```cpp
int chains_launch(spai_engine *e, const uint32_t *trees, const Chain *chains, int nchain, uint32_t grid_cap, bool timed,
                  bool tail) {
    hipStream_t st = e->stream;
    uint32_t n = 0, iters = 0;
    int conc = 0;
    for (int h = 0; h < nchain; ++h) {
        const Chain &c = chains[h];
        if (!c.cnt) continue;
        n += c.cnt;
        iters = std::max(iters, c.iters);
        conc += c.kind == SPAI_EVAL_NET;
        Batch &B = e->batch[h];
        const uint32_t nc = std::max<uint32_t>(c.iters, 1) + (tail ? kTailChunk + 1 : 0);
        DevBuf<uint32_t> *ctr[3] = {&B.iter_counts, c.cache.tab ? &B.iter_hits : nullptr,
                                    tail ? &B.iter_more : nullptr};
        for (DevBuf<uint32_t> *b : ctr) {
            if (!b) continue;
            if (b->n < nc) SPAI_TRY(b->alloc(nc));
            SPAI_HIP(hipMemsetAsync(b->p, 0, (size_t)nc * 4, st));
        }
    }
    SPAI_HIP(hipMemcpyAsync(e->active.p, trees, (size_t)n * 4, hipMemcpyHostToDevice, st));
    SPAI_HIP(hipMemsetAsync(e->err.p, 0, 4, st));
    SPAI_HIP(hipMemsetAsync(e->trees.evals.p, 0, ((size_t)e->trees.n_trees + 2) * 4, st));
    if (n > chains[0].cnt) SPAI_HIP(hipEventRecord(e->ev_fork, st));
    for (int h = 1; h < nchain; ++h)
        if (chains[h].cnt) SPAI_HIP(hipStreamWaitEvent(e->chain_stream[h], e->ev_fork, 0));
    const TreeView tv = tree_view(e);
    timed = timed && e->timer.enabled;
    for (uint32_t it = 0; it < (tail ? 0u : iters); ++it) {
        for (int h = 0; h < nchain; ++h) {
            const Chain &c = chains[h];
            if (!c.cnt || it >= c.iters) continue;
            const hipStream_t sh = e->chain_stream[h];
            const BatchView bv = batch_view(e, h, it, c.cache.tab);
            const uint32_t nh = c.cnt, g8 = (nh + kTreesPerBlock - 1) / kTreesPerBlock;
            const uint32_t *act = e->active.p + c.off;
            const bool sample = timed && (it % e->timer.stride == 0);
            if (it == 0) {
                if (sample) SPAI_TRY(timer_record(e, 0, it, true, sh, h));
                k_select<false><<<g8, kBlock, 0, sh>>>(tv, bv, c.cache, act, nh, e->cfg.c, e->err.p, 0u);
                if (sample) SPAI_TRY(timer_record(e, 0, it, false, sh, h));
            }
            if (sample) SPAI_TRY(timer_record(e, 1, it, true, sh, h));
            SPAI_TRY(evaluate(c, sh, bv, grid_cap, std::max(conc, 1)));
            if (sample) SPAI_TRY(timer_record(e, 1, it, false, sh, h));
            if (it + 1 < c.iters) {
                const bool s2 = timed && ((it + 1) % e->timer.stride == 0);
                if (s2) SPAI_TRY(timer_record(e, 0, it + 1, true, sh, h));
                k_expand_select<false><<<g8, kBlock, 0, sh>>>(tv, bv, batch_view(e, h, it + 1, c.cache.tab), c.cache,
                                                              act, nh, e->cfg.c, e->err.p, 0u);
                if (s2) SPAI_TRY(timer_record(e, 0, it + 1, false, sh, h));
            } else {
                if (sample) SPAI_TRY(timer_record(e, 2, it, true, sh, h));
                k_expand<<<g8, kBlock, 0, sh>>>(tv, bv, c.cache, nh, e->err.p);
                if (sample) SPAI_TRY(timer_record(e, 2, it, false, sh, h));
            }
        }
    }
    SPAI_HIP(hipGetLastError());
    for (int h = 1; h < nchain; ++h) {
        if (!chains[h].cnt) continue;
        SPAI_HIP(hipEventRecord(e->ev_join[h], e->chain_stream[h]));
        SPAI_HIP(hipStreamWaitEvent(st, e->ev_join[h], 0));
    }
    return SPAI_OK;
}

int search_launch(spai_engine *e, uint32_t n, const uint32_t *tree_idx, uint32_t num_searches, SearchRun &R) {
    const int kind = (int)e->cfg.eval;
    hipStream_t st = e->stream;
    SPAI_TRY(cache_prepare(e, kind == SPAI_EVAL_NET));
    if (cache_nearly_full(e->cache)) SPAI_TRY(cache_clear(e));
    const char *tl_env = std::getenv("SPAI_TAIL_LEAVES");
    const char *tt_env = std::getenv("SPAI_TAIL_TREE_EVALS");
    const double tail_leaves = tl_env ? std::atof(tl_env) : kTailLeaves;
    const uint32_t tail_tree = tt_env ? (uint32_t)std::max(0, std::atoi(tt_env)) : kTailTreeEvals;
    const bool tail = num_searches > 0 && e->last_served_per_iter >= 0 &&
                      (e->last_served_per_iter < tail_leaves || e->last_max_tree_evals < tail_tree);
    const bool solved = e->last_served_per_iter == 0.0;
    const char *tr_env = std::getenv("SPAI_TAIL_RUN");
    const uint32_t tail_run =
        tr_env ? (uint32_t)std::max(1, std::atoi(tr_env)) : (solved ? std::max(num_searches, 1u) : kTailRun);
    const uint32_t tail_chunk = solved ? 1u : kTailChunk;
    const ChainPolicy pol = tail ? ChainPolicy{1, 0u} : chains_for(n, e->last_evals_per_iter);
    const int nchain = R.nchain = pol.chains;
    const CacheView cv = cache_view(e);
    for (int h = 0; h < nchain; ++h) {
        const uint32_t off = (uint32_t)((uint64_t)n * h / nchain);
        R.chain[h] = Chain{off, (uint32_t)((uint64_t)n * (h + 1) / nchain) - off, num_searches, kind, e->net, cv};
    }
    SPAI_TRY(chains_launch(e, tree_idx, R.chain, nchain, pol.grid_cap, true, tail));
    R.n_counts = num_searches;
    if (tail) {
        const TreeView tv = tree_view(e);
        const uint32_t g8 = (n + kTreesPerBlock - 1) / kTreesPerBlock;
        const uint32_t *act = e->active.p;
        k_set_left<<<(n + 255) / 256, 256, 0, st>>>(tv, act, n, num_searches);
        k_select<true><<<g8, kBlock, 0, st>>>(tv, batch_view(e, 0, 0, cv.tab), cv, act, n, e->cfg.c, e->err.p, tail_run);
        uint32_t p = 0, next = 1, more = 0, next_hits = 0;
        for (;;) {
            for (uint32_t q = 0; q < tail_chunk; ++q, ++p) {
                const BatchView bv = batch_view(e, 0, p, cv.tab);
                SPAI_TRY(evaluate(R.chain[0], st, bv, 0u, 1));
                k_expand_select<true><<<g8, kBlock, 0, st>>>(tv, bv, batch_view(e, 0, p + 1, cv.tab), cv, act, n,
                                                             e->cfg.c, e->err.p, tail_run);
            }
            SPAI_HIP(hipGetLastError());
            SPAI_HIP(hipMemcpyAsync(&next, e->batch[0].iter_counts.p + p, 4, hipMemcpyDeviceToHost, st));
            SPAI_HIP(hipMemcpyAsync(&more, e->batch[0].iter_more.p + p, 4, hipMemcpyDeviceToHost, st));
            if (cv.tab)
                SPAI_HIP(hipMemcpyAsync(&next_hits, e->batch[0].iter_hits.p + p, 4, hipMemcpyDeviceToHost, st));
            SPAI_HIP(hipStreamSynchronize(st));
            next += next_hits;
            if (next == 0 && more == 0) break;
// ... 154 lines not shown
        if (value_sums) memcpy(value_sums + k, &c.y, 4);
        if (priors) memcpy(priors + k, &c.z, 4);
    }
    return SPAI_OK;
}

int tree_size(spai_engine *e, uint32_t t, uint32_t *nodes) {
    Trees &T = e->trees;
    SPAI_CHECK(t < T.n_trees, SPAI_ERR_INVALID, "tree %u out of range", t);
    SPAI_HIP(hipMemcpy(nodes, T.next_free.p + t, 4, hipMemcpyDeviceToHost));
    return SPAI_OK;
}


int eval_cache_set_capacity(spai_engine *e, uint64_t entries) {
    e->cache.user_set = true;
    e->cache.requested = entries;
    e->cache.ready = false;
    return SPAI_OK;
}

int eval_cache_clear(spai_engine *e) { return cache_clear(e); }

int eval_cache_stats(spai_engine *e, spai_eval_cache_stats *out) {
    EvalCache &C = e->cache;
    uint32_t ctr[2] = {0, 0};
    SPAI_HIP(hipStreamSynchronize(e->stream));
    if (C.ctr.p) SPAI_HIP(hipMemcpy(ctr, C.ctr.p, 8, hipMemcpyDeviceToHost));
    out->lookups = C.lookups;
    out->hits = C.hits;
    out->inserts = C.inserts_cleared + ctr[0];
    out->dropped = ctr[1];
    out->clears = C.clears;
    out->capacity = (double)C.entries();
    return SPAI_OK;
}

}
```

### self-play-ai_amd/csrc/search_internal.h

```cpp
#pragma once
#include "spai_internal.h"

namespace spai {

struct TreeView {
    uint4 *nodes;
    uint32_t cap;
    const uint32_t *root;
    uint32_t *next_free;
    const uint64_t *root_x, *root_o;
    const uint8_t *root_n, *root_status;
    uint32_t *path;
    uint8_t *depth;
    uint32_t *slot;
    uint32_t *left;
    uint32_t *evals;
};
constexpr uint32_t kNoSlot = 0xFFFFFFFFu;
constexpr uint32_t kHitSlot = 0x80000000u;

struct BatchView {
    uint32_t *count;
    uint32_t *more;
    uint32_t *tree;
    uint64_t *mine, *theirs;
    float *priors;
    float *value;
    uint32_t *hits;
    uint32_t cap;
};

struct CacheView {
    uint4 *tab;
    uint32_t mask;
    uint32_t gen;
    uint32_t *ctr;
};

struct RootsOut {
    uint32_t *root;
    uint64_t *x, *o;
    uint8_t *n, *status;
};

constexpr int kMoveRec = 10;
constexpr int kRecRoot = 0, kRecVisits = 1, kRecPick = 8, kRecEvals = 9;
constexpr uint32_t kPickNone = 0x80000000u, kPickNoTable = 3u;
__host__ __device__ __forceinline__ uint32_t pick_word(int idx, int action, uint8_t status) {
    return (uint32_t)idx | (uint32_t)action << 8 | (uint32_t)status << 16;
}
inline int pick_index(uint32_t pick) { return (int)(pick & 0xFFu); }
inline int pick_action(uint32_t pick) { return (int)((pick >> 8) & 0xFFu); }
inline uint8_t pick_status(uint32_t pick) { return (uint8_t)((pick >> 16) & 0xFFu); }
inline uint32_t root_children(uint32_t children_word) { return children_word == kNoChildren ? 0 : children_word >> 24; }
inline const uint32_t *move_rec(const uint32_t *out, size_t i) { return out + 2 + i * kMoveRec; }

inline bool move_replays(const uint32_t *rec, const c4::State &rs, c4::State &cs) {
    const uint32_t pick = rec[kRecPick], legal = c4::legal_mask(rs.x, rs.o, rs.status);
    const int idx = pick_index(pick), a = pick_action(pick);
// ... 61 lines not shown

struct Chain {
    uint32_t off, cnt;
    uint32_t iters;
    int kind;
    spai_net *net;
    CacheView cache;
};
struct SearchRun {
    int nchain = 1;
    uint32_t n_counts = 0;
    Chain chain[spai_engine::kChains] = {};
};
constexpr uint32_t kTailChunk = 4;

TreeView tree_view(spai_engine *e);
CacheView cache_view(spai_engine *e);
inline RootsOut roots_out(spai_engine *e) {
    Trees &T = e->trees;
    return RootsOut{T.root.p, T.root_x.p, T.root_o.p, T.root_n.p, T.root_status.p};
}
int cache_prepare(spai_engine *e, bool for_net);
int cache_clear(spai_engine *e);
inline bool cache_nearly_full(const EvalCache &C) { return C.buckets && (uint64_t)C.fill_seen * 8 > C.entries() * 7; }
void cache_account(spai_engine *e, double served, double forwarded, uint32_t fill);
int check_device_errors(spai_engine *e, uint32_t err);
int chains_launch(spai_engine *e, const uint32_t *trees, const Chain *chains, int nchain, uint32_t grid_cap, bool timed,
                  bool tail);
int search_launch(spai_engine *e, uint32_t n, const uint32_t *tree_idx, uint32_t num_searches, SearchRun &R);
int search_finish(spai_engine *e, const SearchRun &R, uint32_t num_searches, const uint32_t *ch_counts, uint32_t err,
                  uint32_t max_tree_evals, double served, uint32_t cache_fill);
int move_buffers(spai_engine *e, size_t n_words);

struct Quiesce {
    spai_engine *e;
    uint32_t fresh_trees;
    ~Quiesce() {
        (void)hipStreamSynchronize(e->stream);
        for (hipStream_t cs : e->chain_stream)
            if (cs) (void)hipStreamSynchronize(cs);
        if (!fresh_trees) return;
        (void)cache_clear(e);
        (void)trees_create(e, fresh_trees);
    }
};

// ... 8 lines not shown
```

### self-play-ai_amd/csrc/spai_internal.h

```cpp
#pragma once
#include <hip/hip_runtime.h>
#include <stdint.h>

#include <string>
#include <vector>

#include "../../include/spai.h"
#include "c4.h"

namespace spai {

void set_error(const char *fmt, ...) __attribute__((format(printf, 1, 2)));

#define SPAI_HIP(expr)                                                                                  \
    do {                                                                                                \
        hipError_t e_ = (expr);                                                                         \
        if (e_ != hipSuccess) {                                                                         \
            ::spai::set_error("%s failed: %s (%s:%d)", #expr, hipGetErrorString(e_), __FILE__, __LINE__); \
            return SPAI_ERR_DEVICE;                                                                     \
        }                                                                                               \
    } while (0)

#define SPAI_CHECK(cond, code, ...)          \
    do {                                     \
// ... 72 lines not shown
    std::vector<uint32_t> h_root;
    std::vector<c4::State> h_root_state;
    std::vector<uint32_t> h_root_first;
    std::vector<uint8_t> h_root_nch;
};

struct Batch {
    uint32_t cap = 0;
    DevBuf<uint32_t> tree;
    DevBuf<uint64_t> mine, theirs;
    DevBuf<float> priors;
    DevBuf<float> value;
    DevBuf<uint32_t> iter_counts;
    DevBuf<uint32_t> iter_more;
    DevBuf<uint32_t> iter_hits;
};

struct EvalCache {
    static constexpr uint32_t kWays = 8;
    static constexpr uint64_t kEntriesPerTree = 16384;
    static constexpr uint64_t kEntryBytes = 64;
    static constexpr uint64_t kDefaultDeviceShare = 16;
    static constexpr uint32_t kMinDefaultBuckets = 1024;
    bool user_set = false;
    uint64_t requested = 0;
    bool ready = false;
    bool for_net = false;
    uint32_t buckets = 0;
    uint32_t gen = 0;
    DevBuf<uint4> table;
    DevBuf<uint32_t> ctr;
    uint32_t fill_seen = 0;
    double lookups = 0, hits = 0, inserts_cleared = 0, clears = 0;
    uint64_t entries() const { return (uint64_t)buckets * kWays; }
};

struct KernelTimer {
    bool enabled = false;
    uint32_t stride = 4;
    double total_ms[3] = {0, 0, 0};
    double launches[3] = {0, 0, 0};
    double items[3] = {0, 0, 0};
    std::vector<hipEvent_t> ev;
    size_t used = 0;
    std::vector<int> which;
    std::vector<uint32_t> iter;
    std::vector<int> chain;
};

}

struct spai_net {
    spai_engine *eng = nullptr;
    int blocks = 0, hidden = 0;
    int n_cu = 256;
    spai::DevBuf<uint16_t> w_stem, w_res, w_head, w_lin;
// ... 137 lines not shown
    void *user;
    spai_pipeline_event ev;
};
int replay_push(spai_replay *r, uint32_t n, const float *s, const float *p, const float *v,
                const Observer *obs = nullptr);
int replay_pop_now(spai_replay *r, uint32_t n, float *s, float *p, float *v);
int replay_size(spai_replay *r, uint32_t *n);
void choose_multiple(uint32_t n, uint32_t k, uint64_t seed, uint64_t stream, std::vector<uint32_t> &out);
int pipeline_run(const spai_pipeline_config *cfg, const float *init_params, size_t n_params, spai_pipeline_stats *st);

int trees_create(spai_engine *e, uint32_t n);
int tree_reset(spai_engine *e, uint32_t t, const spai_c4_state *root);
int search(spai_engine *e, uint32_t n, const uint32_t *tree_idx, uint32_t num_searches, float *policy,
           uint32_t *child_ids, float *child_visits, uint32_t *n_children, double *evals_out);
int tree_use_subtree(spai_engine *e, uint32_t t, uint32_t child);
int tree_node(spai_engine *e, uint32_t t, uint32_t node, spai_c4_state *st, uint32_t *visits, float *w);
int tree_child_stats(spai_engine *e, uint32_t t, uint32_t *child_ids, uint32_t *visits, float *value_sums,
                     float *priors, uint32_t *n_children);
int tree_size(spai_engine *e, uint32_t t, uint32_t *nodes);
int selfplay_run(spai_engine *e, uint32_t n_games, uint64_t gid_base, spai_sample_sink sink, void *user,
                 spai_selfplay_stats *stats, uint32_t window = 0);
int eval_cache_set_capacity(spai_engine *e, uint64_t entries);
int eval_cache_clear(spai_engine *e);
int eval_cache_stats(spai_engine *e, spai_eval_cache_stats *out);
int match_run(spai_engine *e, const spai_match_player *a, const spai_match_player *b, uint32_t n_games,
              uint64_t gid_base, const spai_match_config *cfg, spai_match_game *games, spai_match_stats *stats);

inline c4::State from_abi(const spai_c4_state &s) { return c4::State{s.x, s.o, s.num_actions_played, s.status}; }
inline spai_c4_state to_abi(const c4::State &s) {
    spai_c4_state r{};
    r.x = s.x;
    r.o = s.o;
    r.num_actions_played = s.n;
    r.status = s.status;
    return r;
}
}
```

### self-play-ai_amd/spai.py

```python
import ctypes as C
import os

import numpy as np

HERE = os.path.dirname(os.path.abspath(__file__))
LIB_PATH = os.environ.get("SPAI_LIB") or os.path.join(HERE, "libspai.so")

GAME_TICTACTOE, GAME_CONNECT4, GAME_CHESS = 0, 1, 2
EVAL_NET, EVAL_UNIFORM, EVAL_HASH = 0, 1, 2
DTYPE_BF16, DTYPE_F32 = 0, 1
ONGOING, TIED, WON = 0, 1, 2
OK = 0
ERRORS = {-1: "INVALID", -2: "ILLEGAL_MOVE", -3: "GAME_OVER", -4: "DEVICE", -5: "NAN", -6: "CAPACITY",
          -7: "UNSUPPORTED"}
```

_What you need to do_:
Select and copy each line from the data that includes the word "define".

_Output_:
#define SPAI_HIP(expr)                                                                                  \
#define SPAI_CHECK(cond, code, ...)          \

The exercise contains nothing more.